(Stored items)

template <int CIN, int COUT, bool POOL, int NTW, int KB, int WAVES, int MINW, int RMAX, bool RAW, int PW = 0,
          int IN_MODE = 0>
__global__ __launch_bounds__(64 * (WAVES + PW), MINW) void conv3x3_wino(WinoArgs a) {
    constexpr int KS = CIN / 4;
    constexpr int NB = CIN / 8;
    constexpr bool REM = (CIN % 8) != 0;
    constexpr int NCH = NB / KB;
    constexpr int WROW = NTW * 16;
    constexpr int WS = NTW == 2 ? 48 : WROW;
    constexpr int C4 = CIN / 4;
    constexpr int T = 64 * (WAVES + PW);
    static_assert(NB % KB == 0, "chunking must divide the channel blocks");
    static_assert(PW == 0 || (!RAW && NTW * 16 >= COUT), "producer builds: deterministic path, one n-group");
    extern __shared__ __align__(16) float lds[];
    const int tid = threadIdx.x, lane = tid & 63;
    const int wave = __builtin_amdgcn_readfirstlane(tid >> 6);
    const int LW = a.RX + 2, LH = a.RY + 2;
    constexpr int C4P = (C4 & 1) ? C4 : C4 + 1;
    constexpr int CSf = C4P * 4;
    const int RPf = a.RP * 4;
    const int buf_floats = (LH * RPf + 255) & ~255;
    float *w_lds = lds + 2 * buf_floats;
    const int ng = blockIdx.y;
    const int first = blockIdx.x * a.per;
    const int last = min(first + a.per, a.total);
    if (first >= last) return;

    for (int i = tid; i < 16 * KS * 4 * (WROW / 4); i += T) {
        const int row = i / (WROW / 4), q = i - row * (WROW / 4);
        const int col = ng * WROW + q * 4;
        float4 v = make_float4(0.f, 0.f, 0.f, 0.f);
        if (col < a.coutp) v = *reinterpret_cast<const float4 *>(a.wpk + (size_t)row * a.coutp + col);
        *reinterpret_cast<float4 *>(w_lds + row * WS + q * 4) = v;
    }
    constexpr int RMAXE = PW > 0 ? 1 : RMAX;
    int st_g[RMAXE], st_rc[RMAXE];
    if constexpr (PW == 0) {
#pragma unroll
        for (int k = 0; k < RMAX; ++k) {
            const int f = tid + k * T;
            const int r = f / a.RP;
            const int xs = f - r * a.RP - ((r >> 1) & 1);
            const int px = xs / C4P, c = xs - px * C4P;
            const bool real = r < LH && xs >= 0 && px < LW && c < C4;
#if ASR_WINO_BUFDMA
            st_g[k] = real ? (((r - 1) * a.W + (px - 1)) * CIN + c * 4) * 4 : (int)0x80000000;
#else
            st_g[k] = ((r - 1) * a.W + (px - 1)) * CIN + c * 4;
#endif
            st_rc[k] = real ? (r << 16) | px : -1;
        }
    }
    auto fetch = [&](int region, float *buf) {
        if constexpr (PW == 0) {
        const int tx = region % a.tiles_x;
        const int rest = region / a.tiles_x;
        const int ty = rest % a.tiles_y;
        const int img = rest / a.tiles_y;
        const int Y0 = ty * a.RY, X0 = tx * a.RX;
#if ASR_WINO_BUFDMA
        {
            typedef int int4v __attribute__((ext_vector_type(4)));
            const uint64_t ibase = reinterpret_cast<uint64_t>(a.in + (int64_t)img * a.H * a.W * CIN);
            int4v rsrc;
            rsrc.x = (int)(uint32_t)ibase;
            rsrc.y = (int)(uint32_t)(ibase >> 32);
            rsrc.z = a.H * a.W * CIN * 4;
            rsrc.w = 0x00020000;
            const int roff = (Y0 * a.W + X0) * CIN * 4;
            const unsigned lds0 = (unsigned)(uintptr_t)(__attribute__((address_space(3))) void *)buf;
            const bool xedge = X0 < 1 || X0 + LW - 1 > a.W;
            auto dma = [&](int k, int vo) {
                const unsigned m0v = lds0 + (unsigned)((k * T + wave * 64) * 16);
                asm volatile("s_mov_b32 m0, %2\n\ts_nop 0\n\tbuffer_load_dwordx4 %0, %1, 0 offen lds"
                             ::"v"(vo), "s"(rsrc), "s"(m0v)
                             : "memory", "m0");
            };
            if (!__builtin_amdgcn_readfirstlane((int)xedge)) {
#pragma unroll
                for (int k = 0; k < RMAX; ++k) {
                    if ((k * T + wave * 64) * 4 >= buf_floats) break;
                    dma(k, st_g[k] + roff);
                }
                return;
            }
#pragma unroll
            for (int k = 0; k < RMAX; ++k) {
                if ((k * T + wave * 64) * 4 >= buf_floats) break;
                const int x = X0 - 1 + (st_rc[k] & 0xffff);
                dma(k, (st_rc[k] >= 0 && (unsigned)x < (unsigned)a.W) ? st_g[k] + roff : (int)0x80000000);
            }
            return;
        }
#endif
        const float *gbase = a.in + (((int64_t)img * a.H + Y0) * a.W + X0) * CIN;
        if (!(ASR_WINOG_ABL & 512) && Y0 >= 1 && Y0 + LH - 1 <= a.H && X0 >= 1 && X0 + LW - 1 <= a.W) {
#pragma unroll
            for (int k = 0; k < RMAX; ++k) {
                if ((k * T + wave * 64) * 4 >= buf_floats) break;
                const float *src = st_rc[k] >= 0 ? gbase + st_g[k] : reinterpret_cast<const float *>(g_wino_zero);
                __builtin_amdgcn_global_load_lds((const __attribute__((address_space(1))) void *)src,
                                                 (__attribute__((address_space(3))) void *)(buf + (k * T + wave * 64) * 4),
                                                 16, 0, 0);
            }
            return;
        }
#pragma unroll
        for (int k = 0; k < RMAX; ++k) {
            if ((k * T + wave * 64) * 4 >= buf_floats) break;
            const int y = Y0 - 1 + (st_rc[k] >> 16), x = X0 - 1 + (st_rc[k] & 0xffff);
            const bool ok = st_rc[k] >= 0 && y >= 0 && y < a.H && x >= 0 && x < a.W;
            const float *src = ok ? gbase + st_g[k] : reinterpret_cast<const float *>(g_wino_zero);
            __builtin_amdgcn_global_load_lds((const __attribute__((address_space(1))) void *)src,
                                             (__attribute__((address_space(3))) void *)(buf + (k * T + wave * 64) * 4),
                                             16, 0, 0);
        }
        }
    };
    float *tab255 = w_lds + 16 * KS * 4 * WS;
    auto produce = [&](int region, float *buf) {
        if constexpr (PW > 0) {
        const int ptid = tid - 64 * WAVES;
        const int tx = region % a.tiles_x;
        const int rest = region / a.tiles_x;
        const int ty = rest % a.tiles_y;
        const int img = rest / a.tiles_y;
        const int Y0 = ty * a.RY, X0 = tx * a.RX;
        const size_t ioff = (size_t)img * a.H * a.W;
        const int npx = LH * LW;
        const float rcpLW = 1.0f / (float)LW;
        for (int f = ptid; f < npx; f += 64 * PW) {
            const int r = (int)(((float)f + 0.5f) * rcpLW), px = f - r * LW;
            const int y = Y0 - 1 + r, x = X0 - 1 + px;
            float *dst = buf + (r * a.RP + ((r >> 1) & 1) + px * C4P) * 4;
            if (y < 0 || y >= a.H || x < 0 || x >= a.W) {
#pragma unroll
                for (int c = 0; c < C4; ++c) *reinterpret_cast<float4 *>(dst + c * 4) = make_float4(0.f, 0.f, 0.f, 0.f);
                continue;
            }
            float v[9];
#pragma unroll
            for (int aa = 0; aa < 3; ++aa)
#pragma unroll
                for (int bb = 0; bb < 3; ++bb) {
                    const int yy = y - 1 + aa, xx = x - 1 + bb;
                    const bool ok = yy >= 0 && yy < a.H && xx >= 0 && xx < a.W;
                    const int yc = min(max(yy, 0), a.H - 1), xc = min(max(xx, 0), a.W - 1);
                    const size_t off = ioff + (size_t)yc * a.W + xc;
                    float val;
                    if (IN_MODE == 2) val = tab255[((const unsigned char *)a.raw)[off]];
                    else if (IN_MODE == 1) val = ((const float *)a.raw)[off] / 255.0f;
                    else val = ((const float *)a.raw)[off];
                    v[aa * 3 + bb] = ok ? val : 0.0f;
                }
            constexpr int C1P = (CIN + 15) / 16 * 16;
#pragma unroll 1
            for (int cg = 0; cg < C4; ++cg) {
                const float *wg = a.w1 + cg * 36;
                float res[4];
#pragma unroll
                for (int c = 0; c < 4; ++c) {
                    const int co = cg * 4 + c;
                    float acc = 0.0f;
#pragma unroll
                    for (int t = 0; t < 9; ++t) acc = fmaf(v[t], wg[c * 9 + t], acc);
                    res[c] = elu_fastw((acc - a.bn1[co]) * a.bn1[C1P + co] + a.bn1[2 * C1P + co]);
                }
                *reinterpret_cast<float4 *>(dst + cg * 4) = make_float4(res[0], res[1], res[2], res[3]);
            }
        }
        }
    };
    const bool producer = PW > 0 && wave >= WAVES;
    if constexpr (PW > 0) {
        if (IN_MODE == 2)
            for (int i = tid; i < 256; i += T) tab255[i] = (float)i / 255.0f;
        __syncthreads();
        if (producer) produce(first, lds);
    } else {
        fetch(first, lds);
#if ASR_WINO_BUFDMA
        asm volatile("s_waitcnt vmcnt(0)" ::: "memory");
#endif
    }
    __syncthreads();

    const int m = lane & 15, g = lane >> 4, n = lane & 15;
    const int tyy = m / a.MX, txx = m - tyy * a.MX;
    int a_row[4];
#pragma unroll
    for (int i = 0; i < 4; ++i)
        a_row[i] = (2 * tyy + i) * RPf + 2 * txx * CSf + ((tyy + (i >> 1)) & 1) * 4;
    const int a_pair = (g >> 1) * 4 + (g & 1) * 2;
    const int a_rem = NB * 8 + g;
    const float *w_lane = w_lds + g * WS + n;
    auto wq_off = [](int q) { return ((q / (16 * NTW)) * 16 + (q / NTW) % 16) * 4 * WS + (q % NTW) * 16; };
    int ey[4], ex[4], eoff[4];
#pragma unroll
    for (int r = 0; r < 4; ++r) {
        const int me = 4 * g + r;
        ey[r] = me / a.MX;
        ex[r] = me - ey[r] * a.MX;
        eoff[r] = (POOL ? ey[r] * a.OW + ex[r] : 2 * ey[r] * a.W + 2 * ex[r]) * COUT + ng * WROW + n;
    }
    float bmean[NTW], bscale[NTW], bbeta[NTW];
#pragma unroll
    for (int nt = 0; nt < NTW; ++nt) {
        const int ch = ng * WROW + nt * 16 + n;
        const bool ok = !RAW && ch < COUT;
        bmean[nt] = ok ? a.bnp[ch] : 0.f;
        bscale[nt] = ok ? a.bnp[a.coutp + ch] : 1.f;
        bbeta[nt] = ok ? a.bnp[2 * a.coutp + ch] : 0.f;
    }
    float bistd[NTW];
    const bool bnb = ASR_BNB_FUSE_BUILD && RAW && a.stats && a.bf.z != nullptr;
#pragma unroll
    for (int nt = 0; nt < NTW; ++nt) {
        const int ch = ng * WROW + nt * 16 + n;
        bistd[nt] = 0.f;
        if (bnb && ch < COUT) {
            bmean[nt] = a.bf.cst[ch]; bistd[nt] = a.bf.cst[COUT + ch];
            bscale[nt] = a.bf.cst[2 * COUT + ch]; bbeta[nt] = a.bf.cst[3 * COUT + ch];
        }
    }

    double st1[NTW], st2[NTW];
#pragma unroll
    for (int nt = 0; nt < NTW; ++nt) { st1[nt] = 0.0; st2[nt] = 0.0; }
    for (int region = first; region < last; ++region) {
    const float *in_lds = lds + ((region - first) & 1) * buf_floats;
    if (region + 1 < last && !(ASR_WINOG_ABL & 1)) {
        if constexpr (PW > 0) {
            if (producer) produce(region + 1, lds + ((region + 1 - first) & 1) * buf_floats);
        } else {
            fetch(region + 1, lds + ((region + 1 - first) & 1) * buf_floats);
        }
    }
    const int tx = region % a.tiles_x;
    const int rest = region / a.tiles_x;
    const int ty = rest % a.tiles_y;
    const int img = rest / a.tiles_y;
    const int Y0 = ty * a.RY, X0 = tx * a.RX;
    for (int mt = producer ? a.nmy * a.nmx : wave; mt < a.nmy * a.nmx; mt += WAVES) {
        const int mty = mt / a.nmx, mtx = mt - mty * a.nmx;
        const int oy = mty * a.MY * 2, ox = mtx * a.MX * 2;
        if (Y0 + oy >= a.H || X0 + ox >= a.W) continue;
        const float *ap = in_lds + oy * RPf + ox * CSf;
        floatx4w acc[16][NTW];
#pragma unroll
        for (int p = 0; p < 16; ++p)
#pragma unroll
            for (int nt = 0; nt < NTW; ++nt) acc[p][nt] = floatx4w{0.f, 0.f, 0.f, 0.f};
==
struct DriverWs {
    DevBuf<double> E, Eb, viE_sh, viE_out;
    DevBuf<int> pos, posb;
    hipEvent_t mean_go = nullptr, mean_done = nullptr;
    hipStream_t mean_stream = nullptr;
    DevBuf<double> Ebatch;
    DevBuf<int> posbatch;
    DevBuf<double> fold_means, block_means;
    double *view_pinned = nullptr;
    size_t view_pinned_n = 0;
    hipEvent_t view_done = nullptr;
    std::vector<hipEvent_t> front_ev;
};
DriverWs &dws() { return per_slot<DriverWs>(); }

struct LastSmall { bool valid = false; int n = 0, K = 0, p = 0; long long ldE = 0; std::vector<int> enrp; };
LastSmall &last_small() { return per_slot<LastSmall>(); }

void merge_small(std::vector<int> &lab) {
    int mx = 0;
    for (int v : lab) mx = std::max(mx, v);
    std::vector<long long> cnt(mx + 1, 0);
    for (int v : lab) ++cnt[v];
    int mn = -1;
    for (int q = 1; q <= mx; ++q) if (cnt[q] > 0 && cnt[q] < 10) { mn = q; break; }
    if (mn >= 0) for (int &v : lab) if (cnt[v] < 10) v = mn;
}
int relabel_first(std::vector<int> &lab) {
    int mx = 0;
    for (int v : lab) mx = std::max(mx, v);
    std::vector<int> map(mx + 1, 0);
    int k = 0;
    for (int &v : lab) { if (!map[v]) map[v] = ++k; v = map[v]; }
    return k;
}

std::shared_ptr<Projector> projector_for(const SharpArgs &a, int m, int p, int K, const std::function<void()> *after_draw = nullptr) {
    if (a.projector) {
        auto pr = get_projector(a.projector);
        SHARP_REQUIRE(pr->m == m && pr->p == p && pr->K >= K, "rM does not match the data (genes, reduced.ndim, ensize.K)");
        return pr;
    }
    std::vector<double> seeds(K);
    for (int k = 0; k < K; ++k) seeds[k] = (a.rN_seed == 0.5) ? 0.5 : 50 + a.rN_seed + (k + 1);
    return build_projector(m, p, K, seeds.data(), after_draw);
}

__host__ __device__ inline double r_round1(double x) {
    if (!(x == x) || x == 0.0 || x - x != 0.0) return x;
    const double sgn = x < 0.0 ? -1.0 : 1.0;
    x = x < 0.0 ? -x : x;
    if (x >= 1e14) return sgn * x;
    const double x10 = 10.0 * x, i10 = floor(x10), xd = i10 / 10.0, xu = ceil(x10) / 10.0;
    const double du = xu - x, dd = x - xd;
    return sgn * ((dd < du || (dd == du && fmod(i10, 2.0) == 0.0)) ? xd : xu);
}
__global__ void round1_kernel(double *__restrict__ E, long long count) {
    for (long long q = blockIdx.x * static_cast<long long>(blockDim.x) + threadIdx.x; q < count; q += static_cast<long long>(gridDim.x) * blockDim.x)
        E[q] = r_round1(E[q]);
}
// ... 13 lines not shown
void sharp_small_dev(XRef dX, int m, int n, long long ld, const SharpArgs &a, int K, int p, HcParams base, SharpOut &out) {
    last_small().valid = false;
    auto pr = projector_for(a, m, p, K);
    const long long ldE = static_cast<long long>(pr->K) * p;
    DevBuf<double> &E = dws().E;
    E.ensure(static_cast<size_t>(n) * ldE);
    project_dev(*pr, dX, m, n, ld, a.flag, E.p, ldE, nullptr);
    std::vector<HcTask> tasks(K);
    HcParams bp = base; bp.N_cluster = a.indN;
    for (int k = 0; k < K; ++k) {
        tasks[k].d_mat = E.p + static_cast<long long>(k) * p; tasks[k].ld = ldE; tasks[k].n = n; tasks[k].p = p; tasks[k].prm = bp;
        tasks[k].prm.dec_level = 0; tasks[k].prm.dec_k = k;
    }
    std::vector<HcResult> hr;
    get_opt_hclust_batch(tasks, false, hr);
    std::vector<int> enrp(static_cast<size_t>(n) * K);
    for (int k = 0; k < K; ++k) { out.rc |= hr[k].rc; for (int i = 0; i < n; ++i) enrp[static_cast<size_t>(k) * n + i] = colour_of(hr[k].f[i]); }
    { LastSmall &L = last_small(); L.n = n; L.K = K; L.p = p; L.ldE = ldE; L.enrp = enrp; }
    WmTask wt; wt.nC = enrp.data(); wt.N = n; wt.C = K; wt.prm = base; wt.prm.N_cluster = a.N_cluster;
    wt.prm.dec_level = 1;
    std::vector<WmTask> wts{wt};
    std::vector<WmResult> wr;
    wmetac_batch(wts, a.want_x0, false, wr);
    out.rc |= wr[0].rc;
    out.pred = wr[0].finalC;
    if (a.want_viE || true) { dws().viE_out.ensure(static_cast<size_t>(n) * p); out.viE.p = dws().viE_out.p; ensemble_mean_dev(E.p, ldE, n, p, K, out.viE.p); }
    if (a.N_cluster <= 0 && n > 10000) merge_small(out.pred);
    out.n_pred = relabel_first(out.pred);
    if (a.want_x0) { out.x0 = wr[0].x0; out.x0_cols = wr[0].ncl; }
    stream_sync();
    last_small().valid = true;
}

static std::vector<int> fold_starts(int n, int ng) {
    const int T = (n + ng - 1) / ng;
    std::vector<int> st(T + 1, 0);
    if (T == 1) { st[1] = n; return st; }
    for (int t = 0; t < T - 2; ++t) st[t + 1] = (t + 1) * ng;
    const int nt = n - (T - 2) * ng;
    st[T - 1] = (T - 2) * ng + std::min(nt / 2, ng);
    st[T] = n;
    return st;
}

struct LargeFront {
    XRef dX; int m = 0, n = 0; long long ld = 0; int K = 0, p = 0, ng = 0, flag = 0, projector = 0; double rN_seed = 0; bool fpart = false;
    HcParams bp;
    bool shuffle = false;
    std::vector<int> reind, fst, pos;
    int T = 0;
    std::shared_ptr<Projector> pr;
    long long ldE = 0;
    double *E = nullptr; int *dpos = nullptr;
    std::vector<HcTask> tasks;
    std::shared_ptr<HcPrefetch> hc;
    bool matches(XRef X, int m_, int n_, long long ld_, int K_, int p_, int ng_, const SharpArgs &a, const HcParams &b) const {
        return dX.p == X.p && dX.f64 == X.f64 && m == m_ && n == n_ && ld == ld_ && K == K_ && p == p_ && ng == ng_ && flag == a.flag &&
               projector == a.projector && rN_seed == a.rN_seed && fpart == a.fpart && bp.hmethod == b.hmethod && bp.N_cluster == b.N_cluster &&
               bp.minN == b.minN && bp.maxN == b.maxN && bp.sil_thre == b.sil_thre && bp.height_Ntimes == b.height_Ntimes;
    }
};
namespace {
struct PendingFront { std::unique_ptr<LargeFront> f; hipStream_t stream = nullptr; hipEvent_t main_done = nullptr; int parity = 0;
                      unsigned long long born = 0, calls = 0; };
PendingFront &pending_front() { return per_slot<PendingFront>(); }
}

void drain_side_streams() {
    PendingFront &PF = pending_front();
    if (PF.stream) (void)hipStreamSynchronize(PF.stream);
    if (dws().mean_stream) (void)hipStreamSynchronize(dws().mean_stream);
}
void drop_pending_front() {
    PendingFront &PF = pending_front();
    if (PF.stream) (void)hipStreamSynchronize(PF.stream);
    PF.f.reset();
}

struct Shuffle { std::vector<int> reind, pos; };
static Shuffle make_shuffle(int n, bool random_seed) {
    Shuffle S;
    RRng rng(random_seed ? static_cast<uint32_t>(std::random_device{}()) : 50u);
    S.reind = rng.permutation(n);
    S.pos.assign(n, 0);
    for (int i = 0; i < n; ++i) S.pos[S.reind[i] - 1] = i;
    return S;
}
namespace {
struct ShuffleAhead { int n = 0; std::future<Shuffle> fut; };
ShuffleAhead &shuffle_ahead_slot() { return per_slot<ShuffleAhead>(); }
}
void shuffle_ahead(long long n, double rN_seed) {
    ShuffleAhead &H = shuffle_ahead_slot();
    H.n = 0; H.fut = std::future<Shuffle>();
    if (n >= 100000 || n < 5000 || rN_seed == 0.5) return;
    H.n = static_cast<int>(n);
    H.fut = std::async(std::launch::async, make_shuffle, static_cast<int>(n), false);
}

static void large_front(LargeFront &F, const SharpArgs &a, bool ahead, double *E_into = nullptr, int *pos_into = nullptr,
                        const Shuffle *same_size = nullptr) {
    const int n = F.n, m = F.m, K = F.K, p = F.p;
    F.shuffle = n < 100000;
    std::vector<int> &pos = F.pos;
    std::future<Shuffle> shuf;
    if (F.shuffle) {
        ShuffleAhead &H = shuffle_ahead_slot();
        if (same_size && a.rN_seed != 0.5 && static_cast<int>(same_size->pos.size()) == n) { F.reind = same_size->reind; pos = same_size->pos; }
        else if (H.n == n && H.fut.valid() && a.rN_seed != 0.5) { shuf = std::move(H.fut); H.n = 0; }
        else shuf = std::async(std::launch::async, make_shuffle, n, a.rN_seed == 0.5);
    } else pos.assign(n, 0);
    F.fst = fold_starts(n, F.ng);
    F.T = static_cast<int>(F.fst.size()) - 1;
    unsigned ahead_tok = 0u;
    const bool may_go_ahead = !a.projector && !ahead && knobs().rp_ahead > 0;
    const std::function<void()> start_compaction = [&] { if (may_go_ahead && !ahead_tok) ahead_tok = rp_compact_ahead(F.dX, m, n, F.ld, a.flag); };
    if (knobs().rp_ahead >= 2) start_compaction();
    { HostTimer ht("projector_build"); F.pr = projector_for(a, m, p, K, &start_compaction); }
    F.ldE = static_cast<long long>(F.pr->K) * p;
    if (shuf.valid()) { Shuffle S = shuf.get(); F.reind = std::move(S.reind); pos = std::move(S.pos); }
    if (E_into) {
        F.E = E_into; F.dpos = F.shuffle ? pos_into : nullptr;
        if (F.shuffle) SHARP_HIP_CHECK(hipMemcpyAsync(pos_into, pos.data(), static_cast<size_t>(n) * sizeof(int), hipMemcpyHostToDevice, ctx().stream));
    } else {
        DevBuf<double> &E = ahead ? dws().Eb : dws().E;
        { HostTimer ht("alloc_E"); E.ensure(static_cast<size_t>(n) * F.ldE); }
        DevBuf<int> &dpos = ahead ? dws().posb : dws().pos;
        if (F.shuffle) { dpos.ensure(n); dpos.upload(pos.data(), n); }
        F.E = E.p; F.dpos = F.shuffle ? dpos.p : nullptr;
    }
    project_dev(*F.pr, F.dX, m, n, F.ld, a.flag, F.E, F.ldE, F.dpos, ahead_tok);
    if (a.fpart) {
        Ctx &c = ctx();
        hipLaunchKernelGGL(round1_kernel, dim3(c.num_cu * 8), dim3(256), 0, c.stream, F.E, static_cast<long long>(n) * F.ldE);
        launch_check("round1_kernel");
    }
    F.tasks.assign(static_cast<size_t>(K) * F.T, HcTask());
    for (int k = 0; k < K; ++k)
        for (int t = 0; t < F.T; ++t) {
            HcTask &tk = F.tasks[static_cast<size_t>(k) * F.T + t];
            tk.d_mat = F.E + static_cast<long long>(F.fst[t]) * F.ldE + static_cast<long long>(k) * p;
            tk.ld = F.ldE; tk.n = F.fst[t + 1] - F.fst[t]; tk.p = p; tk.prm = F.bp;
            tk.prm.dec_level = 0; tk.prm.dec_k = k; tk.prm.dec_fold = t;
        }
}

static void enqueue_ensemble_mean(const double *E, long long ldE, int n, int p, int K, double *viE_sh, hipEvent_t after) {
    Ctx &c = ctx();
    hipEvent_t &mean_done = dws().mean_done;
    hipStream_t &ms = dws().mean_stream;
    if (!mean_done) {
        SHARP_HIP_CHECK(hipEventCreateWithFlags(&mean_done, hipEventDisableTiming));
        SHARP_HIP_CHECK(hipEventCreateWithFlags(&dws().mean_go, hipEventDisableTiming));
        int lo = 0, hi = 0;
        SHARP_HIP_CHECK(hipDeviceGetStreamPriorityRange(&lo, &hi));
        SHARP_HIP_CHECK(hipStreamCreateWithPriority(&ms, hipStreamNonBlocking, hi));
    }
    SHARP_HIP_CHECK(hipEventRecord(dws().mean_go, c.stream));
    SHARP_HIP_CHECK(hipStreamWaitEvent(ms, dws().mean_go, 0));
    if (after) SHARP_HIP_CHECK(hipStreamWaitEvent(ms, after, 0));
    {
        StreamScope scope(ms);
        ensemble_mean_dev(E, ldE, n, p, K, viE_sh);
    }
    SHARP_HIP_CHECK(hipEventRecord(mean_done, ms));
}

• **Work to complete**: Please transcribe exactly the lines above from the line that has "DevBuf<double> fold_means, block_means;" up to and including the line that has "int mn = -1;"; no other line belongs in the answer.

• **Result below**:
    DevBuf<double> fold_means, block_means;
    double *view_pinned = nullptr;
    size_t view_pinned_n = 0;
    hipEvent_t view_done = nullptr;
    std::vector<hipEvent_t> front_ev;
};
DriverWs &dws() { return per_slot<DriverWs>(); }

struct LastSmall { bool valid = false; int n = 0, K = 0, p = 0; long long ldE = 0; std::vector<int> enrp; };
LastSmall &last_small() { return per_slot<LastSmall>(); }

void merge_small(std::vector<int> &lab) {
    int mx = 0;
    for (int v : lab) mx = std::max(mx, v);
    std::vector<long long> cnt(mx + 1, 0);
    for (int v : lab) ++cnt[v];
    int mn = -1;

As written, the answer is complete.